SMART Error Log Version: 1
No Errors Logged

SMART Self-test log structure revision number 1
No self-tests have been logged.  [To run self-tests, use: smartctl -t]


SMART Selective self-test log data structure revision number 1
 SPAN  MIN_LBA  MAX_LBA  CURRENT_TEST_STATUS
    1        0        0  Not_testing
    2        0        0  Not_testing
    3        0        0  Not_testing
    4        0        0  Not_testing
    5        0        0  Not_testing
Selective self-test flags (0x0):
  After scanning selected spans, do NOT read-scan remainder of disk.
If Selective self-test is pending on power-up, resume after 0 minute delay.

Checking overall health⚑

Somewhere in your report you'll see something like:

=== START OF READ SMART DATA SECTION ===
SMART overall-health self-assessment test result: PASSED

If it doesn’t return PASSED, you should immediately backup all your data. Your hard drive is probably failing.

That message can also be shown with smartctl -H /dev/sda

Checking the SMART attributes ⚑

Each drive manufacturer defines a set of attributes, and sets threshold values beyond which attributes should not pass under normal operation. But they do not agree on precise attribute definitions and measurement units, the following list of attributes is a general guide only.

If one or more attribute have the "prefailure" flag, and the "current value" of such prefailure attribute is smaller than or equal to its "threshold value" (unless the "threshold value" is 0), that will be reported as a "drive failure". In addition, a utility software can send SMART RETURN STATUS command to the ATA drive, it may report three status: "drive OK", "drive warning" or "drive failure".

SMART attributes columns ⚑

Every of the SMART attributes has several columns as shown by “smartctl -a ”:

ID: The ID number of the attribute, good for comparing with other lists like Wikipedia: S.M.A.R.T.: Known ATA S.M.A.R.T. attributes because the attribute names sometimes differ.
Name: The name of the SMART attribute.
Value: The current, normalized value of the attribute.
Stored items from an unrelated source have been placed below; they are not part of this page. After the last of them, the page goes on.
@@ -325,7 +364,7 @@
     if (!FUSEC) {
         OT* patch = reinterpret_cast<OT*>(smem) + wave * (16 * PROW);
         char* obase = TEMPORAL ? a.out + (((long long)epi_frame * a.T) * HW + epi_h0) * a.out_ld * 2 + wn * 128
-                               : a.out + (((long long)epi_frame * a.H + epi_h0) * a.W) * a.out_ld * 2 + wn * 128;
+                               : a.out + (((long long)epi_frame * a.Ho + epi_h0) * a.Wo) * a.out_ld * 2 + wn * 128;
 #pragma unroll
         for (int j = 0; j < MT; ++j) {
 #pragma unroll
@@ -344,8 +383,8 @@
                 if (TEMPORAL) {
                     if (r < a.T && epi_h0 + c < HW)
                         __builtin_nontemporal_store(o, reinterpret_cast<u32x4*>(obase + ((long long)r * HW + c) * a.out_ld * 2 + cc * 2));
-                } else if (r < a.R && c >= 1 && c <= a.W && epi_h0 + r < a.H)
-                    __builtin_nontemporal_store(o, reinterpret_cast<u32x4*>(obase + (long long)(r * a.W + c - 1) * a.out_ld * 2 + cc * 2));
+                } else if (r < a.R && c >= 1 && c <= a.Wo && epi_h0 + r < a.Ho)
+                    __builtin_nontemporal_store(o, reinterpret_cast<u32x4*>(obase + (long long)(r * a.Wo + c - 1) * a.out_ld * 2 + cc * 2));
             }
             __builtin_amdgcn_wave_barrier();
         }
@@ -448,7 +487,7 @@
     }
 }
 
-template <int DT, int WN, int WM, bool FUSEC, int MT, int MAXP, int NSLOT, bool TEMPORAL = false>
+template <int DT, int WN, int WM, bool FUSEC, int MT, int MAXP, int NSLOT, bool TEMPORAL = false, bool S2 = false>
 static int launch133g_n(const C133GArgs& a, hipStream_t stream) {
     if (a.prows > 64 * MAXP) return set_error(AF_ERR_ARG, "conv133g: %d patch rows for %d pieces per wave", a.prows, MAXP);
     int lds = 2 * a.prows * 128 + NSLOT * WN * 64 * 128 + (WN == 2 ? a.prows * 4 : 0);
@@ -457,40 +496,54 @@
     const int lds_e = 8 * 16 * (64 + 8) * 2;
     if (lds < lds_e) lds = lds_e;
     if (lds > 160 * 1024) return set_error(AF_ERR_ARG, "conv133g: %d bytes of LDS needed", lds);
-    AF_SET_MAX_LDS((&conv133g_kernel<DT, WN, WM, MT, FUSEC, MAXP, NSLOT, TEMPORAL>), 160 * 1024, "conv133g");
+    AF_SET_MAX_LDS((&conv133g_kernel<DT, WN, WM, MT, FUSEC, MAXP, NSLOT, TEMPORAL, S2>), 160 * 1024, "conv133g");
     const int units = a.frames * a.upf, cus = device_cus();
     static const int persist = [] { const char* e = getenv("AF_G_PERSIST"); return e ? atoi(e) : 1; }();
     const int grid = (FUSEC || !persist || units <= cus || cus <= 0) ? units : cus;
-    hipLaunchKernelGGL((conv133g_kernel<DT, WN, WM, MT, FUSEC, MAXP, NSLOT, TEMPORAL>), dim3(grid), dim3(512), lds, stream, a);
+    hipLaunchKernelGGL((conv133g_kernel<DT, WN, WM, MT, FUSEC, MAXP, NSLOT, TEMPORAL, S2>), dim3(grid), dim3(512), lds, stream, a);
     AF_CHECK_LAUNCH("conv133g_kernel");
     return AF_OK;
 }
 
-template <int DT, int WN, int WM, bool FUSEC, int MT = 7, int MAXP = 9>
+template <int DT, int WN, int WM, bool FUSEC, int MT = 7, int MAXP = 9, bool S2 = false>
 static int launch133g(const C133GArgs& a, hipStream_t stream) {
-    if (!FUSEC && 2 * a.prows * 128 + 3 * WN * 64 * 128 + (WN == 2 ? a.prows * 4 : 0) <= 160 * 1024) return launch133g_n<DT, WN, WM, FUSEC, MT, MAXP, FUSEC ? 2 : 3>(a, stream);
-    return launch133g_n<DT, WN, WM, FUSEC, MT, MAXP, 2>(a, stream);
+    if (!FUSEC && 2 * a.prows * 128 + 3 * WN * 64 * 128 + (WN == 2 ? a.prows * 4 : 0) <= 160 * 1024) return launch133g_n<DT, WN, WM, FUSEC, MT, MAXP, FUSEC ? 2 : 3, false, S2>(a, stream);
+    return launch133g_n<DT, WN, WM, FUSEC, MT, MAXP, 2, false, S2>(a, stream);
+}
+
+static bool conv133g_s2_enabled() {
+    static const int enabled = [] { const char* e = getenv("AF_G_S2"); return e ? atoi(e) : 1; }();
+    return enabled != 0;
+}
+
+static int conv133g_stagger() {
+    static const int stagger = [] { const char* e = getenv("AF_G_STAGGER"); return e ? atoi(e) : 1; }();
+    return stagger;
 }
 
 static int conv133g_rows(const af_conv_desc* d) {
     if (d->dtype == AF_F32 || d->tpool) return 0;
-    if ((d->kt != 1 && d->kt != 3) || d->kh != 3 || d->kw != 3 || d->st != 1 || d->sh != 1 || d->sw != 1) return 0;
+    const bool s2 = d->sh == 2 && d->sw == 2;
+    if ((d->kt != 1 && d->kt != 3) || d->kh != 3 || d->kw != 3 || d->st != 1 || !((d->sh == 1 && d->sw == 1) || s2)) return 0;
     if (d->pt != d->kt / 2 || d->ph != 1 || d->pw != 1) return 0;
+    if (s2 && (d->kt != 1 || d->cout == 64 || !conv133g_s2_enabled())) return 0;
     if (d->cin % 64 != 0 || (d->cout != 128 && d->cout != 256 && !(d->cout == 64 && d->kt == 3))) return 0;
     const int mpad = d->cout == 256 ? 224 : d->cout == 128 ? 448 : 512;
-    const int wp = d->w + 1;
+    const int ho = s2 ? d->ho : d->h, wo = s2 ? d->wo : d->w;
+    const int wp = wo + 1;
     int r = mpad / wp;
-    if (r > d->h) r = d->h;
-    auto patch_rows = [&](int rows) { return ((rows + 2) * wp + 1 + 7) & ~7; };
+    if (r > ho) r = ho;
+    auto patch_rows = [&](int rows) { return ((rows + (s2 ? 1 : 2)) * wp + 1 + 7) & ~7; };
+    const int maxrows = s2 ? (d->cout == 256 ? 320 : 512) : 576;
     const int tab = d->cout == 128 ? 4 : 0;
-    while (r >= 7 && (patch_rows(r) > 576 || 2 * patch_rows(r) * 128 + 2 * d->cout * 128 + patch_rows(r) * tab > 160 * 1024)) --r;
+    while (r >= 7 && (patch_rows(r) > maxrows || 2 * patch_rows(r) * 128 + 2 * d->cout * 128 + patch_rows(r) * tab > 160 * 1024)) --r;
     if (r < 7) return 0;
-    int upf = (d->h + r - 1) / r;
-    r = (d->h + upf - 1) / upf;
-    upf = (d->h + r - 1) / r;
+    int upf = (ho + r - 1) / r;
+    r = (ho + upf - 1) / upf;
+    upf = (ho + r - 1) / r;
     const long long units = (long long)d->n * d->t * upf;
     if (units < 192 || units > 0x7fffffffLL) return 0;
-    if ((double)d->h * d->w / ((double)upf * mpad) < 0.6) return 0;
+    if ((double)ho * wo / ((double)upf * mpad) < 0.6) return 0;
     if ((long long)(d->h + 2) * d->w * d->cin * 2 * (d->kt + 1) >= (1LL << 31)) return 0;
     return r;
 }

Higher values are always better (except for temperature for hard disks of some manufacturers). The range is normally 0-100, for some attributes 0-255 (so that 100 resp. 255 is best, 0 is worst). There is no standard on how manufacturers convert their raw value to this normalized one: when the normalized value approaches threshold, it can do linearily, exponentially, logarithmically or any other way, meaning that a doubled normalized value does not necessarily mean “twice as good”.
Worst: The worst (normalized) value that this attribute had at any point of time where SMART was enabled. There seems to be no mechanism to reset current SMART attribute values, but this still makes sense as some SMART attributes, for some manufacturers, fluctuate over time so that keeping the worst one ever is meaningful.
Threshold: The threshold below which the normalized value will be considered “exceeding specifications”. If the attribute type is “Pre-fail”, this means that SMART thinks the hard disk is just before failure. This will “trigger” SMART: setting it from “SMART test passed” to “SMART impending failure” or similar status.
Type: The type of the attribute. Either “Pre-fail” for attributes that are said to indicate impending failure, or “Old_age” for attributes that just indicate wear and tear. Note that one and the same attribute can be classified as “Pre-fail” by one manufacturer or for one model and as “Old_age” by another or for another model. This is the case for example for attribute Seek_Error_Rate (ID 7), which is a widespread phenomenon on many disks and not considered critical by some manufacturers, but Seagate has it as “Pre-fail”.
Raw value: The current raw value that was converted to the normalized value above. smartctl shows all as decimal values, but some attribute values of some manufacturers cannot be reasonably interpreted that way

Reacting to SMART Values ⚑

It is said that a drive that starts getting bad sectors (attribute ID 5) or “pending” bad sectors (attribute ID 197; they most likely are bad, too) will usually be trash in 6 months or less. The only exception would be if this does not happen: that is, bad sector count increases, but then stays stable for a long time, like a year or more. For that reason, one normally needs a diagramming / journaling tool for SMART. Many admins will exchange the hard drive if it gets reallocated sectors (ID 5) or sectors “under investigation” (ID 197)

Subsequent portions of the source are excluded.